▶ ACTIVITY
Produce the tally of lines in the material below that hold "csrc", without anything else.

▶ RECORDS SUPPLIED
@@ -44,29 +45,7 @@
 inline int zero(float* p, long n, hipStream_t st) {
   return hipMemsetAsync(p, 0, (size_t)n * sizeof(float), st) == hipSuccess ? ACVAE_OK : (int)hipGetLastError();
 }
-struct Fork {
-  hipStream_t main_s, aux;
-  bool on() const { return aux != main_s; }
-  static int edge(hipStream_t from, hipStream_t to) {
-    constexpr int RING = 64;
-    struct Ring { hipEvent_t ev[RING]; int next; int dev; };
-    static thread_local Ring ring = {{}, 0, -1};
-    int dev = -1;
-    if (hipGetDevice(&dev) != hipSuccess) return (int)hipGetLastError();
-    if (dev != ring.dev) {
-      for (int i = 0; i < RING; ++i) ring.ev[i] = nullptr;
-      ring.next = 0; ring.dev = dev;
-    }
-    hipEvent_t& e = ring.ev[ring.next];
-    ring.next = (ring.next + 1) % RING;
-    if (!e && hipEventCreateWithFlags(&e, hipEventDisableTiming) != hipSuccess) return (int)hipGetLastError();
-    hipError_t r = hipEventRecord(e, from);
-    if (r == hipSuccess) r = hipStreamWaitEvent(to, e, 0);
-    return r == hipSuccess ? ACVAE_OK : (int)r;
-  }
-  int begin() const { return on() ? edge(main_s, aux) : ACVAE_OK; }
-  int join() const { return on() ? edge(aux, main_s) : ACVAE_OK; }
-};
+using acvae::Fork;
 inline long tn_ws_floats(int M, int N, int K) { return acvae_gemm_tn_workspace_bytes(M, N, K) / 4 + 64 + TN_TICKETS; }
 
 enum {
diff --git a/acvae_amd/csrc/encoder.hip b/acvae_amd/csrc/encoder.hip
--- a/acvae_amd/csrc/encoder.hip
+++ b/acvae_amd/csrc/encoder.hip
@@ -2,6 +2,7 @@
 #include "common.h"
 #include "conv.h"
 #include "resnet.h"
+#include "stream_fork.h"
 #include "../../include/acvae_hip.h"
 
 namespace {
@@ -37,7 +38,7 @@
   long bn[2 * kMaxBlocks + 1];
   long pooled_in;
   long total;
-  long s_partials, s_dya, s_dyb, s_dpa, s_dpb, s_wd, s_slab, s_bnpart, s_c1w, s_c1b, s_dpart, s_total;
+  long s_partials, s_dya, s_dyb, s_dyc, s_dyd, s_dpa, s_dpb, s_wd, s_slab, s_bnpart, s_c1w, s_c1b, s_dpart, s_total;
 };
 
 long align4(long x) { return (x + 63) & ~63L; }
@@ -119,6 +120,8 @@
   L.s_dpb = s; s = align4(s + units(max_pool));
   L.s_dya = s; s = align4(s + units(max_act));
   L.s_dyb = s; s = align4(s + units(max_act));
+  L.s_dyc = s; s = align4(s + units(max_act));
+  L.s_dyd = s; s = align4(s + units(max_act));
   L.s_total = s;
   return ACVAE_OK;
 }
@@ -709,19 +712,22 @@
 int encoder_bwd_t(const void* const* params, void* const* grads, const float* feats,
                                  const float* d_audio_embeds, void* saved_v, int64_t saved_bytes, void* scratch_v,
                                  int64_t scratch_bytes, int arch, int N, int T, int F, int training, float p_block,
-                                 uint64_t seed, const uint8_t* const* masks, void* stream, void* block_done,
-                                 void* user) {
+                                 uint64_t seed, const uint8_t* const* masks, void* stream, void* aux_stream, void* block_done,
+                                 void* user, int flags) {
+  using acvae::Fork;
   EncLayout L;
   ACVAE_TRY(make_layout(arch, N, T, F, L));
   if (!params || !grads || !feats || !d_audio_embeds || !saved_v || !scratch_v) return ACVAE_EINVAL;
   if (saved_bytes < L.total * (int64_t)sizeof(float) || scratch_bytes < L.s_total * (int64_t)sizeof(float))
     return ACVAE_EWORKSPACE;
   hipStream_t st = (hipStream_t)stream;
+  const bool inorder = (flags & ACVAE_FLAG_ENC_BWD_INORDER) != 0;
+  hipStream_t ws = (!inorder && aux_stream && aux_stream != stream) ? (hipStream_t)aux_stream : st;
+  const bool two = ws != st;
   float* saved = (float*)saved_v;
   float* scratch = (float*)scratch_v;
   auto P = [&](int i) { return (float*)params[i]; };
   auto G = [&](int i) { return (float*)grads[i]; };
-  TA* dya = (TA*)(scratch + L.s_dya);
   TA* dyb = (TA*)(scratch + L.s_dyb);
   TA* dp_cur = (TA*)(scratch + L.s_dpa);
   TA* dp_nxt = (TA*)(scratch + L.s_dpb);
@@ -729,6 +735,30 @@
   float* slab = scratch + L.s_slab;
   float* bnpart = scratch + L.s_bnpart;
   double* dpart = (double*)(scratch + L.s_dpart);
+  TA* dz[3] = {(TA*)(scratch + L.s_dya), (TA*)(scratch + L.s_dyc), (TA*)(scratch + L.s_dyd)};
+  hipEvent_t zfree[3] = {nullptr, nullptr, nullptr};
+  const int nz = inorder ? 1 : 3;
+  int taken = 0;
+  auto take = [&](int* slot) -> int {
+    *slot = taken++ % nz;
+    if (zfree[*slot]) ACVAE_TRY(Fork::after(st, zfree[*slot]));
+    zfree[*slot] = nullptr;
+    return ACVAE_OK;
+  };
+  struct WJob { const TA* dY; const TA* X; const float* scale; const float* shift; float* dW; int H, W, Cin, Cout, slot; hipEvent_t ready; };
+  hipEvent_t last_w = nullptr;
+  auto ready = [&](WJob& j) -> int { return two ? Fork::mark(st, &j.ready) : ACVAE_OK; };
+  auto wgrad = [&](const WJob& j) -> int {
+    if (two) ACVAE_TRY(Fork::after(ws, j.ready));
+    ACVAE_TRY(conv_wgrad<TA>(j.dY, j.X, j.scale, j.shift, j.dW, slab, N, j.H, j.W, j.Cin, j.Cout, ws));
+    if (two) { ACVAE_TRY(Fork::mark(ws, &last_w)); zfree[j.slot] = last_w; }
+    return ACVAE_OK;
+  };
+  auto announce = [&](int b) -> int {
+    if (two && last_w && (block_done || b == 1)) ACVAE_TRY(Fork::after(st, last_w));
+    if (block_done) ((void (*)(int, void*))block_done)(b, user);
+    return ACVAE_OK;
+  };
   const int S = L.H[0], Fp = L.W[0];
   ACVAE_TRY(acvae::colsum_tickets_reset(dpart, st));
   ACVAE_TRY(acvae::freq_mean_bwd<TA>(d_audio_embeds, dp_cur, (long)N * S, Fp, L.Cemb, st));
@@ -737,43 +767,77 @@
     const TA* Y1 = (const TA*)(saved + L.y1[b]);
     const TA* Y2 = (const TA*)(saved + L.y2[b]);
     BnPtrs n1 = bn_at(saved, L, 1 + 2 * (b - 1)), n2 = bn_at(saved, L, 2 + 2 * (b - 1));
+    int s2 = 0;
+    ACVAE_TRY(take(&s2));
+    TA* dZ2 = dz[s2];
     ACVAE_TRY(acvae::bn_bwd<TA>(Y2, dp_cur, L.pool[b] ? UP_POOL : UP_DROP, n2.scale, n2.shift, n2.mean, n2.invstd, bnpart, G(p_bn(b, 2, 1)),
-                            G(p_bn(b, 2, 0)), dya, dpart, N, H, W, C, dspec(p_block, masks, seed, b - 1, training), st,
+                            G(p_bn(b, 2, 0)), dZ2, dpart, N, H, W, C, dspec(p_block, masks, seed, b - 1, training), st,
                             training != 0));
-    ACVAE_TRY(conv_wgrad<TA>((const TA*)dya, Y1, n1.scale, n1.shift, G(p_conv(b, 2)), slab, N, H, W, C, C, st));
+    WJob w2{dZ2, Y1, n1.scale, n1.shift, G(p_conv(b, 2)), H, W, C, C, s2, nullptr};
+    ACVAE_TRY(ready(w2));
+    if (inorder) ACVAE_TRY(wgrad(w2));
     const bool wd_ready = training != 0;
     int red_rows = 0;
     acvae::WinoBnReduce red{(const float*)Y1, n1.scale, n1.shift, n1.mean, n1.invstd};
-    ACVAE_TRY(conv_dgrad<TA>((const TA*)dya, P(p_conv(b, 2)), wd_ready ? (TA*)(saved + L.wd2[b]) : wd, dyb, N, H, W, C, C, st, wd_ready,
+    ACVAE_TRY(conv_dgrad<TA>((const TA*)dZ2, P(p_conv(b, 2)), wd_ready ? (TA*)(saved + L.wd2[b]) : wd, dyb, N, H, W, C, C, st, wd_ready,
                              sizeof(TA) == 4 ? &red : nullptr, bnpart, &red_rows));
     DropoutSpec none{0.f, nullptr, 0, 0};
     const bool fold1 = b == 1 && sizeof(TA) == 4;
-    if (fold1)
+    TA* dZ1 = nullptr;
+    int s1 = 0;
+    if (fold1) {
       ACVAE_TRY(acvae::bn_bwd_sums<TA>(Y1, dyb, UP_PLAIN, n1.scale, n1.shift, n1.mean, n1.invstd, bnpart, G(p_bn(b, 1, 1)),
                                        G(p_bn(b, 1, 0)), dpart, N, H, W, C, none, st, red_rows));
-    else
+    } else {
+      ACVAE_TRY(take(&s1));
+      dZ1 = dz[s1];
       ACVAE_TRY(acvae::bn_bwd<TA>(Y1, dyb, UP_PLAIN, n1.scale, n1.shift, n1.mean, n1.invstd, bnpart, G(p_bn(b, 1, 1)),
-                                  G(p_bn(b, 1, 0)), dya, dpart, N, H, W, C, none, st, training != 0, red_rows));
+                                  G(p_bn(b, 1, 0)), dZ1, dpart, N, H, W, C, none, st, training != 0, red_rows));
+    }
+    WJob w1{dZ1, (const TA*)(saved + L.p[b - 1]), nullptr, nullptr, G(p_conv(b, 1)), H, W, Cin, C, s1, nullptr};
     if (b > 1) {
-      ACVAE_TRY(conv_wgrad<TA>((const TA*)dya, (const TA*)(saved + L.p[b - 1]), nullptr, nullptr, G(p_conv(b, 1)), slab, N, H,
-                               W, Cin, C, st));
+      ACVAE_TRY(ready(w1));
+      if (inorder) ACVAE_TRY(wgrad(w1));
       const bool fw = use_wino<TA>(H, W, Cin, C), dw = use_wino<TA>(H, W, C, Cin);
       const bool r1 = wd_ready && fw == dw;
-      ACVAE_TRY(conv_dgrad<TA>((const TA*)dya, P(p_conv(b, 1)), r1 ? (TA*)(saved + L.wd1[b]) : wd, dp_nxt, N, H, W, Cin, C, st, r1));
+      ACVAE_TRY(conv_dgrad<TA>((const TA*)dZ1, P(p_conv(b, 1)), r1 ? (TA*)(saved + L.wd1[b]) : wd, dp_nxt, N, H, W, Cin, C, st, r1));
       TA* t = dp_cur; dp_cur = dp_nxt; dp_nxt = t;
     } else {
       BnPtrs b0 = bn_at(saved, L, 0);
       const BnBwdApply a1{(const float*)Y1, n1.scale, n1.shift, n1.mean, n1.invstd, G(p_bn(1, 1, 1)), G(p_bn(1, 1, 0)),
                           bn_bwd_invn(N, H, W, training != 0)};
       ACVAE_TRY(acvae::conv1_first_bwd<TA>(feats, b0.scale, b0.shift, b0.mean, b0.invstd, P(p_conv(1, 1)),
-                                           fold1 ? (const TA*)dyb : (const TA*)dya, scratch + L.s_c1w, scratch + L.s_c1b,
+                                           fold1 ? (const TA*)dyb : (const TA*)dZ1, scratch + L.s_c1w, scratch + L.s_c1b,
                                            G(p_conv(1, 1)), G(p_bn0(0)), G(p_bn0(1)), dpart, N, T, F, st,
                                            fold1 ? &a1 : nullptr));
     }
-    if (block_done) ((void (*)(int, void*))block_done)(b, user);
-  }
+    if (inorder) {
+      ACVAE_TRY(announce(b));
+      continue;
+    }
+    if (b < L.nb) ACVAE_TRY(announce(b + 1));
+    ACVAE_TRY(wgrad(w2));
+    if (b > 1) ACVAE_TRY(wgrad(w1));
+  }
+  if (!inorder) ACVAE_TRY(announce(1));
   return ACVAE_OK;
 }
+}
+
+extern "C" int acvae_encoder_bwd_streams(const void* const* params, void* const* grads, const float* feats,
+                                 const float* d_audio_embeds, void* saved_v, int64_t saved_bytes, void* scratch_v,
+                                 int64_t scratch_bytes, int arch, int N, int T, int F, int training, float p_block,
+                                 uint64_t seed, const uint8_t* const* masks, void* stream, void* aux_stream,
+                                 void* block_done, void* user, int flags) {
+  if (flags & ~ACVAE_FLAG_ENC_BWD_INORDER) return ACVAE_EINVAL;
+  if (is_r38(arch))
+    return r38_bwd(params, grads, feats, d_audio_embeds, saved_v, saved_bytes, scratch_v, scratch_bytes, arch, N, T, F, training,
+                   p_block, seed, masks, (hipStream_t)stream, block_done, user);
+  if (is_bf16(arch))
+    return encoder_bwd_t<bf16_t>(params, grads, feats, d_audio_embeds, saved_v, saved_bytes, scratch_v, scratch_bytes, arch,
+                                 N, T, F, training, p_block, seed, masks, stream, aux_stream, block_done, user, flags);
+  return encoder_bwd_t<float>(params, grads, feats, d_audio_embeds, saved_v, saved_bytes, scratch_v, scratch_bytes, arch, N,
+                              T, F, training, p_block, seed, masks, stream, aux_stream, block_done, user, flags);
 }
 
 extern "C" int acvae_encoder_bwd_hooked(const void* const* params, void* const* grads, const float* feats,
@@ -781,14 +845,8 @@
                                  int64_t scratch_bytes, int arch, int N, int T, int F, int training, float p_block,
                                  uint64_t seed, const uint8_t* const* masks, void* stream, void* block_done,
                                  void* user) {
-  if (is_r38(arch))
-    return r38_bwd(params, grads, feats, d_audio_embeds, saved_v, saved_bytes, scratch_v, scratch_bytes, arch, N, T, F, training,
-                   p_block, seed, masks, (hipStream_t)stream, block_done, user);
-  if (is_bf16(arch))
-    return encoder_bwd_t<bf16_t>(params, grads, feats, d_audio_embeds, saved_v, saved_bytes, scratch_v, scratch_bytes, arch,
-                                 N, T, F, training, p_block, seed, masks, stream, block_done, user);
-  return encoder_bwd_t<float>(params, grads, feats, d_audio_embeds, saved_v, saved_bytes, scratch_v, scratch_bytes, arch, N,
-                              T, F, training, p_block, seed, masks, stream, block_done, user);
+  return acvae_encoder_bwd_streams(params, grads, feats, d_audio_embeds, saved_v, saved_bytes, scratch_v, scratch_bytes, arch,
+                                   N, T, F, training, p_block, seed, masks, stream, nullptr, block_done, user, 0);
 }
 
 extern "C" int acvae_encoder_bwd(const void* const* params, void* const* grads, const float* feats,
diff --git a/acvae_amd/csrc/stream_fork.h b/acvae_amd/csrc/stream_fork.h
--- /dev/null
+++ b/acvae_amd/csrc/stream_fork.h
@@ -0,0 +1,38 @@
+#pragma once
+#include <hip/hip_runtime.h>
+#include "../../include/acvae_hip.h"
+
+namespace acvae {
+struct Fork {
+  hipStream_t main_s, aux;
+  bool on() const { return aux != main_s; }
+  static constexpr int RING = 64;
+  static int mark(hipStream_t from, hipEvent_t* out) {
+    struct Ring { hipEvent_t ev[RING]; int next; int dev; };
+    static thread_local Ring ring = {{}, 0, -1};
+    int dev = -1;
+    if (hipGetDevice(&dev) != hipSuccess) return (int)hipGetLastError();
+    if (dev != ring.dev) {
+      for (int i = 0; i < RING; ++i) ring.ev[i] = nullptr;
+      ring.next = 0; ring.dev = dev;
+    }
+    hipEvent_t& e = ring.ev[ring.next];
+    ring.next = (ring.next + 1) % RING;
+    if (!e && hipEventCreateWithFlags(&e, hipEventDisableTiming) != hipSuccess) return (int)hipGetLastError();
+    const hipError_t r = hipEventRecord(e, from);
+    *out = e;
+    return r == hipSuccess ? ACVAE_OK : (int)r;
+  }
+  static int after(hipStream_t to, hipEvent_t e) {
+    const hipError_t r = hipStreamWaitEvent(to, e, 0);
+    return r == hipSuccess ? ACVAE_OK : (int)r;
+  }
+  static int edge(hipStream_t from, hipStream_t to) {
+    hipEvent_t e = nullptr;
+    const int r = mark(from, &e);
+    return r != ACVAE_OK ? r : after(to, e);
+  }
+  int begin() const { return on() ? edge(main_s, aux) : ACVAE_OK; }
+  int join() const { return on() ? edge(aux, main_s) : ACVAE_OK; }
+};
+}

▶ WRITTEN RESPONSE
5